Health issues started to impact his heavy schedule in 2015. On Aug. 3 of that year, Carter underwent surgery for liver cancer, and nine days later announced that the cancer had spread to other parts of his body. On Aug. 20, he revealed that melanoma had been found on his liver and in his brain, and he underwent immunotherapy and radiation therapy.

“I just thought I had a few weeks left, but I was surprisingly at ease,” Carter said at a news conference after he started treatment. “I’ve had an exciting and adventurous and gratifying existence.”

On Dec. 6 that year, Carter said in a statement to the media that body scans showed cancer no longer was present.

Carter continued his philanthropic efforts, often helping to build Habitat for Humanity homes, as well as taking political stands that included recent calls for immigration reform. His health remained stable until May 2019, when he broke his hip in Plains while leaving his house to go turkey hunting.

He required hip replacement surgery, though the Carter Center quipped that his “main concern is that turkey season ends this week, and he has not reached his limit.”

Carter fell again at home Oct. 6, 2019 and required 14 stitches above his left eye. Nevertheless, he went to a Habitat for Humanity Jimmy & Rosalynn Carter Work Project later that week, wearing bandages on his face and sporting a black eye.

He fell again at home two weeks later, suffering a minor pelvic fracture.

Carter then was admitted to Emory University Hospital on Nov. 10, 2019 for a procedure to relieve pressure on the brain caused by a subdural hematoma — a collection of blood outside the brain caused by the falls. He was released two days later, with a spokesman saying there were no complications from surgery.

Carter was admitted to Phoebe Sumter Medical Center in Americus, Ga., the next month to treat a urinary tract infection.

Carter became the nation’s longest-lived president on March 22, 2019, surpassing George H.W. Bush‘s lifespan.
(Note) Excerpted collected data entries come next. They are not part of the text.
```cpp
namespace {
struct V3 { float x, y, z; };
inline V3 sub(V3 a, V3 b) { return {a.x - b.x, a.y - b.y, a.z - b.z}; }
inline float dot(V3 a, V3 b) { return a.x * b.x + a.y * b.y + a.z * b.z; }
inline V3 cross(V3 a, V3 b) { return {a.y * b.z - a.z * b.y, a.z * b.x - a.x * b.z, a.x * b.y - a.y * b.x}; }
struct Tri { V3 p0, e1, e2, n; };
inline bool tri_hit(const Tri &tr, V3 o, V3 d, float tmax, float &t) {
// ... 767 lines not shown
}
int rt_hostwalk_trace_verified(void *h, int mode, int n_rays, const float *o3, const float *d3, const float *tmax_in,
                               const int *excluded, int *out_i, float *out_t, long long *stats6) {
    const HostWalk &w = *(const HostWalk *)h;
    const rtbvh::Result &r = w.r;
    const std::vector<rtbvh::Pair> padded = w.wide ? padded_quads(r, n_rays, o3) : std::vector<rtbvh::Pair>();
    const std::vector<rtbvh::Pair> &rec = w.wide ? padded : r.pairs;
    const int stack_entries = w.wide ? r.stack_bound : r.pair_depth + 1;
    int failures = 0;
    long long own = 0, leafb = 0, ties = 0, negz = 0, lit = 0;
#pragma omp parallel for schedule(dynamic, 1024) reduction(+ : failures, own, leafb, ties, negz, lit)
    for (int i = 0; i < n_rays; i++) {
        V3 o{o3[3 * i], o3[3 * i + 1], o3[3 * i + 2]}, d{d3[3 * i], d3[3 * i + 1], d3[3 * i + 2]};
        const int excl = (mode == 1 && excluded[i] >= 0 && excluded[i] < w.n) ? w.inverse[excluded[i]] : -1;
        const RefSlab s = ref_slab(o, d);
        WalkResult res;
        negz += s.neg_zero ? 1 : 0;
        if (mode == 1) {
            res = walk_ray(rec, w.wide, w.tris, r.order, stack_entries, 1, o, d, tmax_in[i], excl, &w.ref);
            if (res.unseen_occluder) {
                lit++;
                const bool failed = res.failed;
                const long long of = res.own_fail, lf = res.leaf_fail;
                literal_walk(w, 1, o, d, tmax_in[i], excl, res);
                res.failed = failed; res.own_fail = of; res.leaf_fail = lf;
            }
        } else {
            res = walk_ray(rec, w.wide, w.tris, r.order, stack_entries, 0, o, d, tmax_in[i], -1);
            if (res.best >= 0) {
                const bool tie = res.tie_t == res.t;
                const bool seen = ref_visible(w.ref, s, w.tris[(size_t)res.best], r.order[(size_t)res.best], res);
                ties += tie ? 1 : 0;
                if (tie || !seen) {
                    lit++;
                    const bool failed = res.failed;
                    literal_walk(w, 0, o, d, tmax_in[i], -1, res);
                    res.failed = failed;
                }
            }
        }
        failures += res.failed ? 1 : 0;
        own += res.own_fail; leafb += res.leaf_fail;
        if (mode == 1) {
            out_i[i] = res.occluded ? 1 : 0;
        } else {
            out_i[i] = res.best >= 0 ? r.order[res.best] : -1;
            out_t[i] = res.t;
        }
    }
    if (stats6) { stats6[0] += n_rays; stats6[1] += own; stats6[2] += leafb; stats6[3] += ties; stats6[4] += negz; stats6[5] += lit; }
    return failures;
}
int rt_ref_tree_export(const float *tri9, int n, float *bounds6, int *count, int *link, int *prims, int *depth) {
    const rtref::Tree t = rtref::build(tri9, n);
    if (depth) *depth = t.depth;
    if (bounds6) {
        for (size_t i = 0; i < t.nodes.size(); i++) {
            memcpy(bounds6 + 6 * i, t.nodes[i].box.b, 24);
            count[i] = t.nodes[i].count;
            link[i] = t.nodes[i].link;
        }
        for (size_t i = 0; i < t.prims.size(); i++) prims[i] = t.prims[i];
    }
    return (int)t.nodes.size();
}
void rt_plan_paths_launch(int n, int cus, int wide, int n_nodes, int paths_cap, int lattice, int width, int spp, int64_t fixed_lds_bytes, int64_t *out10) {
    const rtplan::PathsLaunch p = rtplan::plan_paths_launch(n, cus, wide != 0, n_nodes, paths_cap, lattice != 0, width, spp, (size_t)fixed_lds_bytes);
    const int64_t v[10] = {p.blocks, p.few_blocks, (int64_t)p.lds_bytes, p.top_n, p.adv_batch, p.gen_batch, p.tri_follow, p.prio_rotate, p.rot_wave, p.rot_set};
    memcpy(out10, v, sizeof(v));
}
void rt_slot_chunk_tasks(int block, int sets, int lanes_in_grid, int rot_wave, int rot_set, uint32_t t0, int count, int32_t *slots, int32_t *levels) {
    for (int k = 0; k < count; k++) {
        const rtchunks::Entry e = rtchunks::task_entry(t0 + (uint32_t)k, (unsigned)sets);
        slots[k] = rtchunks::slot_of(e.set, (unsigned)block * rtchunks::kLanes + e.lane, (unsigned)lanes_in_grid, (unsigned)rot_wave, (unsigned)rot_set);
        levels[k] = (int32_t)e.level;
    }
}
int rt_slot_chunk_static_slot(int set, int lane_in_grid, int lanes_in_grid, int rot_wave, int rot_set) {
    return rtchunks::slot_of((unsigned)set, (unsigned)lane_in_grid, (unsigned)lanes_in_grid, (unsigned)rot_wave, (unsigned)rot_set);
}
uint32_t rt_slot_chunk_levels(uint32_t rays, uint32_t G) { return rtchunks::levels(rays, G); }
uint32_t rt_slot_chunk_task_count(uint32_t sets, uint32_t rays, uint32_t G) { return rtchunks::task_count(sets, rays, G); }
int rt_slot_chunk_ends(uint32_t gen, uint32_t G, int fresh) { return rtchunks::chunk_ends(gen, rtchunks::multiple_of(G), fresh != 0); }
int rt_slot_chunk_taker_runs(int old_sem) { return rtchunks::taker_runs(old_sem); }
int rt_slot_chunk_runner_keeps(int old_sem) { return rtchunks::runner_keeps(old_sem); }
int rt_plan_slot_chunk(int n, int cus, int chain) {
    return rtplan::slot_chunk_for(rtplan::plan_paths_launch(n, cus, true, 70000, 10, true, 1920, 256, 0), chain);
}
int rt_plan_slot_head(int n, int cus, int *sets_out) {
    const rtplan::PathsLaunch p = rtplan::plan_paths_launch(n, cus, true, 70000, 10, true, 1920, 256, 0);
    const int sets = n / (p.blocks * rtplan::kBlock);
    if (sets_out) *sets_out = sets;
    return rtplan::slot_head_for(p, sets);
}
int rt_plan_slot_chunk_if_resident(int chunk, int workgroups_per_cu) { return rtplan::slot_chunk_if_resident(chunk, workgroups_per_cu); }
void rt_slot_chunk_head_tasks(int block, int sets, int head, int lanes_in_grid, int rot_wave, int rot_set, uint32_t t0, int count, int32_t *slots, int32_t *levels, int32_t *idx) {
    for (int k = 0; k < count; k++) {
        const rtchunks::Entry e = rtchunks::task_entry(t0 + (uint32_t)k, (unsigned)(sets - head));
        slots[k] = rtchunks::slot_of(e.set + (unsigned)head, (unsigned)block * rtchunks::kLanes + e.lane, (unsigned)lanes_in_grid, (unsigned)rot_wave, (unsigned)rot_set);
        levels[k] = (int32_t)e.level;
        idx[k] = (int32_t)(e.set * rtchunks::kLanes + e.lane);
    }
}
void rt_slot_chunk_owner(int slot, int lanes_in_grid, int rot_wave, int rot_set, int32_t *out2) {
    const rtchunks::Owner o = rtchunks::owner_of((unsigned)slot, (unsigned)lanes_in_grid, (unsigned)rot_wave, (unsigned)rot_set);
    out2[0] = (int32_t)o.set;
    out2[1] = (int32_t)o.lane_in_grid;
}
uint32_t rt_slot_chunk_sem_word(uint32_t idx) { return rtchunks::sem_word(idx); }
uint32_t rt_slot_chunk_sem_unit(uint32_t idx) { return rtchunks::sem_unit(idx); }
int rt_slot_chunk_sem_value(uint32_t word, uint32_t idx) { return rtchunks::sem_value(word, idx); }
uint32_t rt_slot_chunk_sem_init() { return rtchunks::kSemWordInit; }
int rt_background_rect(const float cam12[12], int width, int height, const float lo[3], const float hi[3], int out4[4]) {
    if (!cam12 || !lo || !hi || !out4 || width <= 0 || height <= 0) return 1;
    const rtbg::Rect r = rtbg::background_rect(cam12, width, height, lo, hi);
    out4[0] = r.x0;
    out4[1] = r.y0;
    out4[2] = r.x1;
    out4[3] = r.y1;
    return 0;
}
int hc_denoise(const int64_t *sum_fixed, int num_samples, const int64_t *aov_fixed, int aov_samples, int width, int height, int passes,
               float sigma_color, float sigma_depth, int normal_power_log2, float *rgb_out) {
    if (!sum_fixed || !aov_fixed || !rgb_out || width < 1 || height < 1 || num_samples < 1 || aov_samples < 1) return 1;
    if (passes < 0 || passes > DN_MAX_PASSES || normal_power_log2 < 0 || normal_power_log2 > DN_MAX_NORMAL_POWER_LOG2) return 1;
    if (!(std::isfinite(sigma_color) && sigma_color > 0.f && std::isfinite(sigma_depth) && sigma_depth > 0.f)) return 1;
    const float sc2 = sigma_color * sigma_color, sd2 = sigma_depth * sigma_depth;
    const float kz = 1.f / sd2;
    float kc[DN_MAX_PASSES];
    for (int i = 0; i < passes; i++) {
        kc[i] = (float)(1 << (2 * i)) / sc2;
        if (!(std::isfinite(kc[i]) && kc[i] > 0.f)) return 1;
    }
    if (!(std::isfinite(kz) && kz > 0.f)) return 1;
    const size_t n = (size_t)width * (size_t)height;
    const float inv_spp = 1.f / (float)num_samples, inv_aov = 1.f / (float)aov_samples;
    std::vector<DnPixel> px(n);
    std::vector<float> uv(4 * n, 0.f);
    for (size_t p = 0; p < n; p++) {
        dn_prepare(sum_fixed + 3 * p, aov_fixed + DN_AOV_CHANNELS * p, inv_spp, inv_aov, &px[p]);
        for (int k = 0; k < 3; k++) uv[4 * p + k] = px[p].u[k];
    }
    dn_walk<false>(uv, px, width, height, passes, kc, kz, normal_power_log2);
    for (size_t p = 0; p < n; p++) dn_finish(&uv[4 * p], px[p].d, px[p].e, rgb_out + 3 * p);
    return 0;
}
void hc_expnegf(const float *x, float *y, int n) {
    for (int k = 0; k < n; k++) y[k] = rt_expnegf(x[k]);
}
int hc_denoise_dual(const int64_t *sum_a, int samples_a, const int64_t *sum_b, int samples_b, const int64_t *aov_fixed, int aov_samples,
                    int width, int height, int passes, float sigma_variance, float sigma_depth, int normal_power_log2, float *rgb_out,
                    float *var_out) {
    if (!sum_a || !sum_b || !aov_fixed || !rgb_out || width < 1 || height < 1 || samples_a < 1 || samples_b < 1 || aov_samples < 1) return 1;
    if ((long long)samples_a + samples_b > 0x7fffffffll) return 1;
    if (passes < 0 || passes > DN_MAX_PASSES || normal_power_log2 < 0 || normal_power_log2 > DN_MAX_NORMAL_POWER_LOG2) return 1;
    if (!(std::isfinite(sigma_variance) && sigma_variance > 0.f && std::isfinite(sigma_depth) && sigma_depth > 0.f)) return 1;
    const float ks = sigma_variance * sigma_variance, sd2 = sigma_depth * sigma_depth;
    const float kz = 1.f / sd2;
    if (!(std::isfinite(ks) && ks > 0.f && std::isfinite(kz) && kz > 0.f)) return 1;
    const int ns = samples_a + samples_b;
    const float kv = (float)((double)samples_a * (double)samples_b / ((double)ns * (double)ns));
    const float inv_a = 1.f / (float)samples_a, inv_b = 1.f / (float)samples_b, inv_n = 1.f / (float)ns, inv_aov = 1.f / (float)aov_samples;
    const size_t n = (size_t)width * (size_t)height;
    std::vector<DnPixel> px(n);
    std::vector<float> uv(4 * n);
    for (size_t p = 0; p < n; p++) {
// ... 110 lines not shown
```

rtcuda_amd/csrc/rt_slot_chunks.h:

```cpp
#pragma once

#if defined(__HIPCC__)
#define RT_CHUNKS_FN __host__ __device__ inline
#else
#define RT_CHUNKS_FN inline
#endif

namespace rtchunks {
constexpr unsigned kLanes = 256;

RT_CHUNKS_FN unsigned levels(unsigned rays, unsigned G) { return (rays + G - 1u) / G; }
RT_CHUNKS_FN unsigned task_count(unsigned sets, unsigned rays, unsigned G) { return sets * kLanes * levels(rays, G); }

struct Entry {
    unsigned set, lane, level;
};
RT_CHUNKS_FN Entry task_entry(unsigned t, unsigned sets) {
    const unsigned S = sets * kLanes, idx = t % S;
    return Entry{idx / kLanes, idx % kLanes, t / S};
}

RT_CHUNKS_FN int slot_of(unsigned set, unsigned lane_in_grid, unsigned lanes_in_grid, unsigned rot_wave, unsigned rot_set) {
    const unsigned wave_in_grid = lane_in_grid >> 6, lane_in_wave = lane_in_grid & 63u;
    const unsigned b = (wave_in_grid + (wave_in_grid & 3u) * rot_wave + set * rot_set) & ((lanes_in_grid >> 6) - 1u);
    return (int)(set * lanes_in_grid + b * 64u + lane_in_wave);
}

RT_CHUNKS_FN bool taker_runs(int old_sem) { return old_sem >= 1; }
RT_CHUNKS_FN bool runner_keeps(int old_sem) { return old_sem < 0; }

constexpr unsigned kSemBias = 0x4000u, kSemBanked = kSemBias + 1u;
constexpr unsigned kSemWordInit = kSemBanked | (kSemBanked << 16);
constexpr unsigned kDealtSetsMax = 4;
constexpr unsigned kSemWords = kDealtSetsMax * kLanes / 2u;
static_assert(kSemBias > 2046u && kSemBias + 1u < 0x10000u, "a field must hold [bias - 2046, bias + 1]");
RT_CHUNKS_FN unsigned sem_word(unsigned idx) { return idx >> 1; }
RT_CHUNKS_FN unsigned sem_unit(unsigned idx) { return 1u << (16u * (idx & 1u)); }
RT_CHUNKS_FN int sem_value(unsigned word, unsigned idx) { return (int)((word >> (16u * (idx & 1u))) & 0xffffu) - (int)kSemBias; }

struct Owner {
    unsigned set, lane_in_grid;
};
RT_CHUNKS_FN Owner owner_of(unsigned slot, unsigned lanes_in_grid, unsigned rot_wave, unsigned rot_set) {
    const unsigned mask = (lanes_in_grid >> 6) - 1u;
    const unsigned set = slot >> (31u - (unsigned)__builtin_clz(lanes_in_grid)), b = (slot >> 6) & mask;
    const unsigned low = (b - set * rot_set) & 3u;
    const unsigned wave = (b - low * rot_wave - set * rot_set) & mask;
    return Owner{set, wave * 64u + (slot & 63u)};
}

struct Multiple {
    unsigned inv, shift, limit;
};
RT_CHUNKS_FN Multiple multiple_of(unsigned G) {
    unsigned shift = 0;
    while (((G >> shift) & 1u) == 0u) shift++;
    const unsigned odd = G >> shift;
    unsigned inv = odd;
    for (int k = 0; k < 5; k++) inv *= 2u - odd * inv;
    return Multiple{inv, shift, 0xffffffffu / G};
}
RT_CHUNKS_FN bool is_multiple(unsigned gen, const Multiple &m) {
    const unsigned q = gen * m.inv;
    return ((q >> m.shift) | (m.shift ? q << (32u - m.shift) : 0u)) <= m.limit;
}
RT_CHUNKS_FN bool chunk_ends(unsigned gen, const Multiple &m, bool fresh) { return !fresh && is_multiple(gen, m); }
}
```

Before: 5215.

## Precompute background-skip loop limit and batch RNG Weyl updates in gen loop

Rewrites the per-lane background pixel-skip loop so that its exit bound is computed once up front with a reciprocal-multiply next-multiple formula, replacing the per-iteration chunk_ends divisibility test. The xorshift state step is split from the Weyl counter, which is now advanced once after the loop by a 24-bit multiply. Wrap handling and the background test become branchless, and the chunk parameters are read from LDS once with vector loads. A host-side exhaustive checker is added to confirm run_limit matches the old loop semantics. The risk is a subtle mismatch in RNG draws or loop bounds, and the extra scalar registers the new values need.

```diff
diff --git a/rtcuda_amd/csrc/rt_device.h b/rtcuda_amd/csrc/rt_device.h
--- a/rtcuda_amd/csrc/rt_device.h
+++ b/rtcuda_amd/csrc/rt_device.h
@@ -66,14 +66,18 @@
 struct Rng {
     uint32_t d, v0, v1, v2, v3, v4;
 };
-RT_DEV uint32_t rng_next(Rng &s) {
+constexpr uint32_t kRngWeyl = 362437u;
+RT_DEV void rng_step(Rng &s) {
     uint32_t t = s.v0 ^ (s.v0 >> 2);
     s.v0 = s.v1;
     s.v1 = s.v2;
     s.v2 = s.v3;
     s.v3 = s.v4;
     s.v4 = (s.v4 ^ (s.v4 << 4)) ^ (t ^ (t << 1));
-    s.d += 362437u;
+}
+RT_DEV uint32_t rng_next(Rng &s) {
+    rng_step(s);
+    s.d += kRngWeyl;
     return s.v4 + s.d;
 }
 RT_DEV Rng rng_sample_stream(uint32_t seed_lo, uint32_t seed_hi, unsigned long long key) {
diff --git a/rtcuda_amd/csrc/rt_frame_kernels.inc b/rtcuda_amd/csrc/rt_frame_kernels.inc
--- a/rtcuda_amd/csrc/rt_frame_kernels.inc
+++ b/rtcuda_amd/csrc/rt_frame_kernels.inc
@@ -1,5 +1,11 @@
 #ifndef RT_CHUNK_RELEASE_WAIT
 #define RT_CHUNK_RELEASE_WAIT 1
+#endif
+#undef RT_GEN_CHUNK_HEAD
+#if RT_PATHS_BG
+#define RT_GEN_CHUNK_HEAD (int)tk_head
+#else
+#define RT_GEN_CHUNK_HEAD (int)s_task[5]
 #endif
 
 template <bool LDS_TABLES>
@@ -138,6 +144,9 @@
             s_task[3] = m.shift;
             s_task[4] = m.limit;
             s_task[5] = chunk_head0;
+#if RT_PATHS_BG
+            s_task[6] = rtchunks::next_multiple_mul(chunk_g0 ? chunk_g0 : 1u);
+#endif
         }
     }
     const bool chunk_start = CHUNKS && chunk_g0 && chunk_head0 == 0u;
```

Bush died in November 2018, having lived 94 years and 171 days. Carter celebrated his 99th birthday on Oct. 1.

Over the last several years, Carter remained generally quiet about U.S. politics. But in 2019, he suggested that Donald Trump was an illegitimate president and likely would not have been elected without Russian interference in the 2016 elections.

In his 2016 book, A Full Life: Reflections at Ninety, Carter wrote, “Our government should be known to be opposed to war, dedicated to the resolution of disputes by peaceful means. … We should be seen as the unswerving champion of human rights, both among our own citizens and within the global community.

“America should be the focal point around which other nations can rally against threats to the quality of our common environment. We should be willing to lead by example in sharing our great wealth with those in need. Our society should provide equal opportunity for all citizens and assure that they are provided with the basic necessities of life.”

Carter outlived his two sisters and one brother, and is survived by three sons — Jack, Chip, Jeff — a daughter, Amy, 11 grandchildren and 14 great-grandchildren. A grandson died in 2015.